> Exercise details: In the listing, some lines may hold the string "expf"; report how many do, as a bare number.

══ Material supplied

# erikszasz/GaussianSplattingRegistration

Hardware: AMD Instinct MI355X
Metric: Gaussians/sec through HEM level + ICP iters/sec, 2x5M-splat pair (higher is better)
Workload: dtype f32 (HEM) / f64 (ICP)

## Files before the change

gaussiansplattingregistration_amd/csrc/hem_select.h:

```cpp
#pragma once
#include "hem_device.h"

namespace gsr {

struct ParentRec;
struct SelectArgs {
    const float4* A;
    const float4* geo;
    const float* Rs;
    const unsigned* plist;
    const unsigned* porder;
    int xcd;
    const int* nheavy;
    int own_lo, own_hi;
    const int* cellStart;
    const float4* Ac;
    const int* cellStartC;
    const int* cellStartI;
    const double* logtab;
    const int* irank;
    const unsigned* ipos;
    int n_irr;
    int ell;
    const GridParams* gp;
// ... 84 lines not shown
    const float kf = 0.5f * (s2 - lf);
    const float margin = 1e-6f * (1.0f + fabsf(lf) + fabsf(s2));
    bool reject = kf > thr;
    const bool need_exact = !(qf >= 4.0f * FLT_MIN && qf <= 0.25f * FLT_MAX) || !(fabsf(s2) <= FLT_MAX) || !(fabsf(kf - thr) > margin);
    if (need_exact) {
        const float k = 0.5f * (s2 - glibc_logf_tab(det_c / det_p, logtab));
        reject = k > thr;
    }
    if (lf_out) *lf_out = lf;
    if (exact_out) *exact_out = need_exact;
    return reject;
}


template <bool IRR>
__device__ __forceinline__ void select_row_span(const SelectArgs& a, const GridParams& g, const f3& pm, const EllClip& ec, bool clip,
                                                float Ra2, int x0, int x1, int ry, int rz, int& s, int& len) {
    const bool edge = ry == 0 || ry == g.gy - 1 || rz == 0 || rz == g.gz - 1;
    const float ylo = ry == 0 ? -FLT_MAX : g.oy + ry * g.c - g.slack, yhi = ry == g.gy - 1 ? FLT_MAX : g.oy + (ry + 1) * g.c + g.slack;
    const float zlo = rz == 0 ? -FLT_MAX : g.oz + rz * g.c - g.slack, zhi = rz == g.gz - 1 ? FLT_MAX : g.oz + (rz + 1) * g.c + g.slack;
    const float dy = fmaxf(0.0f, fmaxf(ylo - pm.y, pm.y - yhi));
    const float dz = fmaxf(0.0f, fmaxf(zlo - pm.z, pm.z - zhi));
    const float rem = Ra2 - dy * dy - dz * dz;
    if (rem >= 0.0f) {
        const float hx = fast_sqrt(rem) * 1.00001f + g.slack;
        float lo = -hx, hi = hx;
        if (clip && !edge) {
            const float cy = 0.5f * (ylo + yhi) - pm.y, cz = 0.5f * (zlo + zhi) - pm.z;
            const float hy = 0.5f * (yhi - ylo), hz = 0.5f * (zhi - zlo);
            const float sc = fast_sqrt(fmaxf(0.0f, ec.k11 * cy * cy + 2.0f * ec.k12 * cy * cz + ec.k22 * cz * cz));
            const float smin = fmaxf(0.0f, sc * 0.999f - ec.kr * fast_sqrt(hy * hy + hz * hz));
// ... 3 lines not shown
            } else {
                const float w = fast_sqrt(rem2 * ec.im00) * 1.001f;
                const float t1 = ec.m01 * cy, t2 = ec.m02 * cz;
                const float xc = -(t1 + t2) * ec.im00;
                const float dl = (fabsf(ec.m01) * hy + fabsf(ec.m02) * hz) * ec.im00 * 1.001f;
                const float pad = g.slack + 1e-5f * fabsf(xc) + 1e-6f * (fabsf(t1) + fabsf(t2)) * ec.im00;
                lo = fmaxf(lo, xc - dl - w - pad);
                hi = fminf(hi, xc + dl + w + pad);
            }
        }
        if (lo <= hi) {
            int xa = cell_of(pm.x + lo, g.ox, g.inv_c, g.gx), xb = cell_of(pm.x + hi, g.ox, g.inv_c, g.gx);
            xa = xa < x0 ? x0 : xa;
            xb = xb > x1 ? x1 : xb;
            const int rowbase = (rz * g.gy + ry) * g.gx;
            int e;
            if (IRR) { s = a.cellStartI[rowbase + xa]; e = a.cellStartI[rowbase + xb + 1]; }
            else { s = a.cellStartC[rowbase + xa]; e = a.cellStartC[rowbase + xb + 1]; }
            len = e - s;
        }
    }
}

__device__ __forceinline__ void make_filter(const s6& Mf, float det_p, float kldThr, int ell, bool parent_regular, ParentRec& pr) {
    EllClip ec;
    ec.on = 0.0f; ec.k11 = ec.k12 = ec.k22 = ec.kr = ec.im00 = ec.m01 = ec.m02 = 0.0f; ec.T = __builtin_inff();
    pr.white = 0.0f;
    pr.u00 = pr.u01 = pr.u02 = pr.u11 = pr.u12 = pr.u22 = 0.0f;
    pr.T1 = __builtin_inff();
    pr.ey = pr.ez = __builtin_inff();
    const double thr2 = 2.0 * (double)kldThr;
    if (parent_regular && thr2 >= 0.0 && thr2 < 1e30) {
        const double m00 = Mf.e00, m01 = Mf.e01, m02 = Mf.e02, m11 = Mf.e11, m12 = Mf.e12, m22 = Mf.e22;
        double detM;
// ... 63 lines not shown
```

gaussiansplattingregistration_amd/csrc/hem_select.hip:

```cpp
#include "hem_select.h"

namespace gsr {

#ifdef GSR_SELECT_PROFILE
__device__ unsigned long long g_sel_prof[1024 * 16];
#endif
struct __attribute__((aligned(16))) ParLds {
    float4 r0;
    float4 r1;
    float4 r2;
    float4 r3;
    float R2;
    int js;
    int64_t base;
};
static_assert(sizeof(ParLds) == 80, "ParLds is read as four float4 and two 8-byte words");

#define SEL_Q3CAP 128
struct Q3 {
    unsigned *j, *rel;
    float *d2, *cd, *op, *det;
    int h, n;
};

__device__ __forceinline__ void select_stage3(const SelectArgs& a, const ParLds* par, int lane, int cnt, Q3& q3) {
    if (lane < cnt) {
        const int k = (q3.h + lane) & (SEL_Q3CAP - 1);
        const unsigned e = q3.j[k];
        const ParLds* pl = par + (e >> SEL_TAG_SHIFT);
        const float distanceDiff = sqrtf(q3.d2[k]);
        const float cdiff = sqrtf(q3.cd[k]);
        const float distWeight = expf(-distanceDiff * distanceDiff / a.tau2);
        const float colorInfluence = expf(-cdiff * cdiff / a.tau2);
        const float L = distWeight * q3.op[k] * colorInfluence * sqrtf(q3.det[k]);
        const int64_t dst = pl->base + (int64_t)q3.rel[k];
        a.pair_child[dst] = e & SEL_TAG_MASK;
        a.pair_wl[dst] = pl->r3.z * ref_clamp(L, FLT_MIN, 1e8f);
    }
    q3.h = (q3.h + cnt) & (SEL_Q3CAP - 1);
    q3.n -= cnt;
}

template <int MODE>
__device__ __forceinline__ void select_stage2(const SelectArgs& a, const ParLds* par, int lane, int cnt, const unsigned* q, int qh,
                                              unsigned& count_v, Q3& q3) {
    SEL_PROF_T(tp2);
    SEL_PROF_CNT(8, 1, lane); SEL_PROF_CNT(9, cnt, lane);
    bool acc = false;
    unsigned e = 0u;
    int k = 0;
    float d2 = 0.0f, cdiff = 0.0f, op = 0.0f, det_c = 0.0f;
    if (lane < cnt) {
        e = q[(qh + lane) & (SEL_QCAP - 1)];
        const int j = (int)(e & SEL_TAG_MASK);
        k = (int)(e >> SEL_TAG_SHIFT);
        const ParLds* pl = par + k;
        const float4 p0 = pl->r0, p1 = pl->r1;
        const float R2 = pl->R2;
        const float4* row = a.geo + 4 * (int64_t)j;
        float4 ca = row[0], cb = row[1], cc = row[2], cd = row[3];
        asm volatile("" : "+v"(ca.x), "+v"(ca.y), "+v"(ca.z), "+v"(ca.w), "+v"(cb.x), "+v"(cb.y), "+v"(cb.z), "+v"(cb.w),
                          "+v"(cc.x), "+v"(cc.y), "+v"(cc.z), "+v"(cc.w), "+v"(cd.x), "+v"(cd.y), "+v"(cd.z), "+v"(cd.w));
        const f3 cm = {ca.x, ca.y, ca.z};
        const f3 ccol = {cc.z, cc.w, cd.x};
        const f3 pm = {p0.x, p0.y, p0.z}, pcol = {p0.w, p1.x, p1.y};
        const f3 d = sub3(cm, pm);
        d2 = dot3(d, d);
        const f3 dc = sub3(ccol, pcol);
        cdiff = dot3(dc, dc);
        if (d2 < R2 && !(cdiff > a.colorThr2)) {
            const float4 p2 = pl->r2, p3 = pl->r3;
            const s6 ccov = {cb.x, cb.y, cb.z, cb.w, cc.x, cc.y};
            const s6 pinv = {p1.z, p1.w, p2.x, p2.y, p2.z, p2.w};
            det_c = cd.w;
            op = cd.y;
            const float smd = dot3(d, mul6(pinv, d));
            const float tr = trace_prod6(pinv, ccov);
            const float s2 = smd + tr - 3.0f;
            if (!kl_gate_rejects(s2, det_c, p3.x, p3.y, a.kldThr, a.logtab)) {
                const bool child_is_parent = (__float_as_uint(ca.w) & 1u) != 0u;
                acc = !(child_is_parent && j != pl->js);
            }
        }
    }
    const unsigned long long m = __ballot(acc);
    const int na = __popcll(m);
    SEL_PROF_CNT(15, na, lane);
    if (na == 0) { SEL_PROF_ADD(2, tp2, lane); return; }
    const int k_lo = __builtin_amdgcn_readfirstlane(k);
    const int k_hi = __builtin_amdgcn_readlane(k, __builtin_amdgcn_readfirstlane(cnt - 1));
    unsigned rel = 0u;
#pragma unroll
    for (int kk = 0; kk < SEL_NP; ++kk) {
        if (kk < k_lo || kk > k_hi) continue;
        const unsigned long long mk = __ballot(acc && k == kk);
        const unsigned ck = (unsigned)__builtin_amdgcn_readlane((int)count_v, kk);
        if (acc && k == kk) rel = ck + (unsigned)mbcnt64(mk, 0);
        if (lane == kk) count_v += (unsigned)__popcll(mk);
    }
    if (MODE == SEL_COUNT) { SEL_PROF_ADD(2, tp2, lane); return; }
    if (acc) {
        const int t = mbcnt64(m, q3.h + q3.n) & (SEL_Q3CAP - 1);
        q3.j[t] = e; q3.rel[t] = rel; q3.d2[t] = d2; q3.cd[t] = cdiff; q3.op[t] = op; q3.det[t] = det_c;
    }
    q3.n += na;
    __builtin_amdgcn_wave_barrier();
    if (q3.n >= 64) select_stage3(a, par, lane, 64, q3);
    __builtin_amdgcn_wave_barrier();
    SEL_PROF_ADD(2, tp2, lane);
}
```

════
══ Material supplied

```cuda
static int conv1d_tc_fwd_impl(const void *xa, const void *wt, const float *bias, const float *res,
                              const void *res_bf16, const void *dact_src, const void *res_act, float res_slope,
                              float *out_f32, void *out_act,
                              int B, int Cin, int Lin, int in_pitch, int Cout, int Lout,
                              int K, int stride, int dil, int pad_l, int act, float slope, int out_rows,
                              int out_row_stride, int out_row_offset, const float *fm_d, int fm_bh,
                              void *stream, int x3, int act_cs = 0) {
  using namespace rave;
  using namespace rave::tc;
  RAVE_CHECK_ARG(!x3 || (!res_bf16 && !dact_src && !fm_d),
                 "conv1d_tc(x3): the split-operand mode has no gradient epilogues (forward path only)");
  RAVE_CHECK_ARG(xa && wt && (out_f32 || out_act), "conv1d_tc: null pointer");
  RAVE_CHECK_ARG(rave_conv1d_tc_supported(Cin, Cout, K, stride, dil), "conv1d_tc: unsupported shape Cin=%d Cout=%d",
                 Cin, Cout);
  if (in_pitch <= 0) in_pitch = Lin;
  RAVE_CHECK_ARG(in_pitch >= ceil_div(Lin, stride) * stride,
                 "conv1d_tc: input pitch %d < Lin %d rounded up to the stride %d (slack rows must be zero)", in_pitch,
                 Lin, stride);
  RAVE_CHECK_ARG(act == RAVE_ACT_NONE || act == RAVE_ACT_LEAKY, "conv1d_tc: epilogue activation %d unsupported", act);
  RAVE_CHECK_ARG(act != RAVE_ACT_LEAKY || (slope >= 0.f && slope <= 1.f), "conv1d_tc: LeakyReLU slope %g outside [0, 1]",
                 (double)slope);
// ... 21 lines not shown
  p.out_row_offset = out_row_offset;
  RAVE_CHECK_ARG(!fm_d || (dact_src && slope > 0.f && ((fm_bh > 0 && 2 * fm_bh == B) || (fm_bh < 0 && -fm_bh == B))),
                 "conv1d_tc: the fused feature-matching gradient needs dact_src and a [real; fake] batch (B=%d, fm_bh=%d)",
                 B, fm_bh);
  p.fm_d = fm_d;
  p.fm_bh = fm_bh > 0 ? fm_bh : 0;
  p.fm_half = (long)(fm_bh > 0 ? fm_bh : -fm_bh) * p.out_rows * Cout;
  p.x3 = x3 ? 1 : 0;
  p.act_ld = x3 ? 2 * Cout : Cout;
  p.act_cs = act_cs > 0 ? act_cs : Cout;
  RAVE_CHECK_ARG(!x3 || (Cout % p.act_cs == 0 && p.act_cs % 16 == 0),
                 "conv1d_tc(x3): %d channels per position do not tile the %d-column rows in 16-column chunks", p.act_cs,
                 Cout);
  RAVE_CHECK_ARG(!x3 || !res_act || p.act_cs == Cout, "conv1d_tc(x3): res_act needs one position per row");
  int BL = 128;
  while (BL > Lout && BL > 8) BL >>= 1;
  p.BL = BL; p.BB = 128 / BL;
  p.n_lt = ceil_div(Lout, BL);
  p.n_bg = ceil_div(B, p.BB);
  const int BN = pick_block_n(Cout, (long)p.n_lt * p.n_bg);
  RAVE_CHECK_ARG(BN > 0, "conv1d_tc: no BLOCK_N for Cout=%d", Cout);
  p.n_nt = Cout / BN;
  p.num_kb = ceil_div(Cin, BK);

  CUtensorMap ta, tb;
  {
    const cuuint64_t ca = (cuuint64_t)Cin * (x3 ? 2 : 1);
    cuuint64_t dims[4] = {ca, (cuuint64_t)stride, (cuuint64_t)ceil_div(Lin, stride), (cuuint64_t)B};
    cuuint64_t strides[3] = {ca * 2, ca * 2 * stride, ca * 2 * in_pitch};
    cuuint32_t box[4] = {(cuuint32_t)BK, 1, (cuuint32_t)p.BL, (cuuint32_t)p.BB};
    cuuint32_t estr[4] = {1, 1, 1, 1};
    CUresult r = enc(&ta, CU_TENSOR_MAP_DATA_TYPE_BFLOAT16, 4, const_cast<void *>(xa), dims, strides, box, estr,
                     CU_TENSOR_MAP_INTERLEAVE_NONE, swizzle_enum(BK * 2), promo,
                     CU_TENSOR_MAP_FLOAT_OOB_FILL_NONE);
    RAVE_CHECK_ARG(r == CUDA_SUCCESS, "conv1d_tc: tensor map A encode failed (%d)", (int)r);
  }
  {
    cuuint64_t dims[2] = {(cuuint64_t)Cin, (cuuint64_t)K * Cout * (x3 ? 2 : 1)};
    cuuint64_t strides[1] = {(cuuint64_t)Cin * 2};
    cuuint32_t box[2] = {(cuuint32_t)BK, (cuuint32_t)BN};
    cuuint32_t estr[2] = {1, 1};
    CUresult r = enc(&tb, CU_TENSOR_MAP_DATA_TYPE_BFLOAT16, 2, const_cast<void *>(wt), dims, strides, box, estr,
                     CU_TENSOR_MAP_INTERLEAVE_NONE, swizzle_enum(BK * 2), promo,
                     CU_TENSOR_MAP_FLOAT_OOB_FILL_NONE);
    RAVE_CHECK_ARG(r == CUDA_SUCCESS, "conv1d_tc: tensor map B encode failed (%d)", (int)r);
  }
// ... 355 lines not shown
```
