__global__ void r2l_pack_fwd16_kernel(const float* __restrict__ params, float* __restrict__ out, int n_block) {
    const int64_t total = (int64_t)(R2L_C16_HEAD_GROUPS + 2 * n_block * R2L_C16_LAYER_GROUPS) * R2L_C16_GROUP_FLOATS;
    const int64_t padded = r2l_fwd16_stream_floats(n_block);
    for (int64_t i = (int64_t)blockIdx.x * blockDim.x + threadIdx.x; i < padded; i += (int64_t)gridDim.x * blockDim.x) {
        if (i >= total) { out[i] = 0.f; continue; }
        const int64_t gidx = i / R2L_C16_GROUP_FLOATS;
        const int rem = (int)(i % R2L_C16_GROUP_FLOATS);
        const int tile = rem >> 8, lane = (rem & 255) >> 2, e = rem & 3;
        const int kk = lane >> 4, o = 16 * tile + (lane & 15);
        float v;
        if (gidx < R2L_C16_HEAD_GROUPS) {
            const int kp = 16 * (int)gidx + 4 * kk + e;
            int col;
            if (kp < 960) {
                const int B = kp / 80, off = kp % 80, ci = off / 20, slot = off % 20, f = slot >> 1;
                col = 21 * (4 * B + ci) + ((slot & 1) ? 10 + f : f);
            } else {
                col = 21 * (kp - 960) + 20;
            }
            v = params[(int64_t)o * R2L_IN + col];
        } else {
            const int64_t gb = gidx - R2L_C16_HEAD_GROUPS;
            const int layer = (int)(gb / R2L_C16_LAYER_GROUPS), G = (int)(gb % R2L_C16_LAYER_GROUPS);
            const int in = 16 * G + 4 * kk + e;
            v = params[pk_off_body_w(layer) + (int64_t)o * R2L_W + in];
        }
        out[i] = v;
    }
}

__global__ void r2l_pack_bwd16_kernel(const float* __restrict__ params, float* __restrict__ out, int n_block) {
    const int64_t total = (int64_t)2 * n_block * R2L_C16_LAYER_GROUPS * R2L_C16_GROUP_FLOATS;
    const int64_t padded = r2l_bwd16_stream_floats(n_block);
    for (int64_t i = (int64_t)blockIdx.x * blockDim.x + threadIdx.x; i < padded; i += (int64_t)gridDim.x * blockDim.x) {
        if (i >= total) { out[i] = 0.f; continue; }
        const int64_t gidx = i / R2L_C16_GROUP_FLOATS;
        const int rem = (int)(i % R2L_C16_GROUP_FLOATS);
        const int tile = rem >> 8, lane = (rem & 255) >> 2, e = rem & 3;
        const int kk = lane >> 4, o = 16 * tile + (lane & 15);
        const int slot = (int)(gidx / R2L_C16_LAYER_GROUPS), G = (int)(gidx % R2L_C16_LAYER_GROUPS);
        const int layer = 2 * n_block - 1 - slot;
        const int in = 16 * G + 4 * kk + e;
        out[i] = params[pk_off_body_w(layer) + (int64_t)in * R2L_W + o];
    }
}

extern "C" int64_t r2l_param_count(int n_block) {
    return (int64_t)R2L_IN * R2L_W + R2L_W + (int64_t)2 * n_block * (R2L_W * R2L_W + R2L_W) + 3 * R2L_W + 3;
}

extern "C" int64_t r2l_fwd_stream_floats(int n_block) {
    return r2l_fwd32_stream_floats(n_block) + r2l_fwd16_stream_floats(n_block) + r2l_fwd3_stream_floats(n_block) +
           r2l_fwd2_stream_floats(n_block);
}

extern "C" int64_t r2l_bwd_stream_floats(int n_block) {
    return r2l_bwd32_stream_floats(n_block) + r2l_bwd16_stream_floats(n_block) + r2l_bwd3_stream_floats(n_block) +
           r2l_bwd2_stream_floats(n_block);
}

════
══ Material supplied

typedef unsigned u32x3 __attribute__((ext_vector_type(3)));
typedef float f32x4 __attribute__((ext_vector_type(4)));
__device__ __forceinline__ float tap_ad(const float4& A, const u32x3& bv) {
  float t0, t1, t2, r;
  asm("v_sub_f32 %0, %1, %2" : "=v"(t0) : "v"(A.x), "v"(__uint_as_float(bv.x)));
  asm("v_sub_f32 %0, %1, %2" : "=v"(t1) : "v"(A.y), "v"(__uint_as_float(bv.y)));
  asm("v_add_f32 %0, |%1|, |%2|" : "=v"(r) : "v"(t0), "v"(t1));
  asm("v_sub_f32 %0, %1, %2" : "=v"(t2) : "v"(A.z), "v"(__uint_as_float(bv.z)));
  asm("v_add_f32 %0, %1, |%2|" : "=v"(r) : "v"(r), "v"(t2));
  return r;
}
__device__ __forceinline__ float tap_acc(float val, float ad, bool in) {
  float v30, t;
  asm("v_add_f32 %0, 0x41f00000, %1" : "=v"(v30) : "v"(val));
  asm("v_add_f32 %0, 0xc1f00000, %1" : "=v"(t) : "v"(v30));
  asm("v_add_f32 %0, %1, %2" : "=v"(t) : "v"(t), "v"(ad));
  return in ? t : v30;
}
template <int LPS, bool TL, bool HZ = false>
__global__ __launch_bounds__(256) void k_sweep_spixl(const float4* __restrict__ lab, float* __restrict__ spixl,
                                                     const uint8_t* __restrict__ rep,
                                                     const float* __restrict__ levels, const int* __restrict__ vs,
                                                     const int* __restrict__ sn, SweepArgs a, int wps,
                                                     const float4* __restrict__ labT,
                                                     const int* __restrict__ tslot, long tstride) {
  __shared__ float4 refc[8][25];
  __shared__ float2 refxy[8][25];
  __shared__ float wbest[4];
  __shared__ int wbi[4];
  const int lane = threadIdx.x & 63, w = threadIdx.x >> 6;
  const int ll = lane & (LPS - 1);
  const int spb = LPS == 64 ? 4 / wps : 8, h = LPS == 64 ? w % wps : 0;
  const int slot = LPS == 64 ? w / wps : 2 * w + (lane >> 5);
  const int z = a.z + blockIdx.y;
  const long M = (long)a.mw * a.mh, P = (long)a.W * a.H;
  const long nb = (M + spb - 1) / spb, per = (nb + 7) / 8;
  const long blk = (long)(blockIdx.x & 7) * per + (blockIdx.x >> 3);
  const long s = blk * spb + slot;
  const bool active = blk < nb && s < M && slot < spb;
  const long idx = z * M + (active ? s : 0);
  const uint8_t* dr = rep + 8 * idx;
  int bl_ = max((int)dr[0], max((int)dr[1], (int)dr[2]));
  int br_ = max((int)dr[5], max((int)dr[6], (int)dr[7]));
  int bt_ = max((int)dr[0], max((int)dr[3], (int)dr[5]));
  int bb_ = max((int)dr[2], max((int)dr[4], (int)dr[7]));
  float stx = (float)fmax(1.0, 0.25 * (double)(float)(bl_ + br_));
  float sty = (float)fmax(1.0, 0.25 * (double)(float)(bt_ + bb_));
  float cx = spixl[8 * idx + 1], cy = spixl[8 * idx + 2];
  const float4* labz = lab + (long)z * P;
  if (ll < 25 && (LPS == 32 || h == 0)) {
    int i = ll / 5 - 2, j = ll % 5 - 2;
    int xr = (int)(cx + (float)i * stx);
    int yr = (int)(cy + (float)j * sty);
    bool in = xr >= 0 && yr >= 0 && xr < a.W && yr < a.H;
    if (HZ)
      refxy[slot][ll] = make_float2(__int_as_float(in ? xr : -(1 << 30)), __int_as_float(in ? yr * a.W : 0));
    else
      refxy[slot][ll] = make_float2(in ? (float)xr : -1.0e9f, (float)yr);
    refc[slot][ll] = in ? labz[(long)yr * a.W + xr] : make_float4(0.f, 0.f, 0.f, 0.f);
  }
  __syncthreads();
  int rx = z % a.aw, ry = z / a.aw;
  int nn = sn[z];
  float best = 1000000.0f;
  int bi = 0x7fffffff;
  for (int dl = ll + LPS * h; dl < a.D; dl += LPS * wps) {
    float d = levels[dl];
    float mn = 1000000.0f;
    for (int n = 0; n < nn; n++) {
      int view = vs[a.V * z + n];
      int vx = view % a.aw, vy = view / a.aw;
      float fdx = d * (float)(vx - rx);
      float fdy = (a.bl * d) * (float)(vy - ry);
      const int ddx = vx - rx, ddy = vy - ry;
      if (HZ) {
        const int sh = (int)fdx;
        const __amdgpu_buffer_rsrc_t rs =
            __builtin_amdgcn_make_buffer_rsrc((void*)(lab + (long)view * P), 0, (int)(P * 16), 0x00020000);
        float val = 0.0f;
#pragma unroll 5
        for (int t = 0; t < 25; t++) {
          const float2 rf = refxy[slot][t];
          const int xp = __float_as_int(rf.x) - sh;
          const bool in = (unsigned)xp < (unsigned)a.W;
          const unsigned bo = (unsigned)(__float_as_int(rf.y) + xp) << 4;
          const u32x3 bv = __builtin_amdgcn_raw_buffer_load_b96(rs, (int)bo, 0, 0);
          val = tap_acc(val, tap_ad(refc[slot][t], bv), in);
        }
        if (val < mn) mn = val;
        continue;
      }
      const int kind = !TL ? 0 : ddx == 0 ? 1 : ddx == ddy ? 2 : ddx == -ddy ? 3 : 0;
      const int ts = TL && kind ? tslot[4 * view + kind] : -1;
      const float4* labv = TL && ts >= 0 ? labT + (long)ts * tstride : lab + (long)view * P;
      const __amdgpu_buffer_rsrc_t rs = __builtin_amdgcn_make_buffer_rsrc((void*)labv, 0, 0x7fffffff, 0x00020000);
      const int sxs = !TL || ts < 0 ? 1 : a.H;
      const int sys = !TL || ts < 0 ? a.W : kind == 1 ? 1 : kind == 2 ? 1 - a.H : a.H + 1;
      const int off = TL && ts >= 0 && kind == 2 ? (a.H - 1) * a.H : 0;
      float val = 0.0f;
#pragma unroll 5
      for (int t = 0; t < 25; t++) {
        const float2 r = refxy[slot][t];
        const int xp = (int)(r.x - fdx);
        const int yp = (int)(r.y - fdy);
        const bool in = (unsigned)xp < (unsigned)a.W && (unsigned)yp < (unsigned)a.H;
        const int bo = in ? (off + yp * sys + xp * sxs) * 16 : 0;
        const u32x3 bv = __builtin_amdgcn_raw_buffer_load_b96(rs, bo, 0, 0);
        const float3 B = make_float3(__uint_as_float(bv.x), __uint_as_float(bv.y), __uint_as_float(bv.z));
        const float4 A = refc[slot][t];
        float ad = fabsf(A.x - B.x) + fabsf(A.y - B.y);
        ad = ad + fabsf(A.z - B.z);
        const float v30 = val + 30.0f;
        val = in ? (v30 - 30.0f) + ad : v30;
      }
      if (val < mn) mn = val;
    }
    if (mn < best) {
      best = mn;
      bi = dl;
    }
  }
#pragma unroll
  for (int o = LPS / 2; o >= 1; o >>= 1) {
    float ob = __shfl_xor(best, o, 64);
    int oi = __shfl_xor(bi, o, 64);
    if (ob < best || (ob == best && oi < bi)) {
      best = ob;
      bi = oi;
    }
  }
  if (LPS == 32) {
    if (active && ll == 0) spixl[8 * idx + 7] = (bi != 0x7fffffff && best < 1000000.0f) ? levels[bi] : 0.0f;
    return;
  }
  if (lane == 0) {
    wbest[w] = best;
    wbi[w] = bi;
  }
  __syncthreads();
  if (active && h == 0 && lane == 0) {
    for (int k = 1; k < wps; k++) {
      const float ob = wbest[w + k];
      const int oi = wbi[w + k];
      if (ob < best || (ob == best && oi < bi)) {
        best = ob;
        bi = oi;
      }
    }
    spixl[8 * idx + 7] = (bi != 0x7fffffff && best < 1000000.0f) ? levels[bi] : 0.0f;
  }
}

════

> Exercise result: 2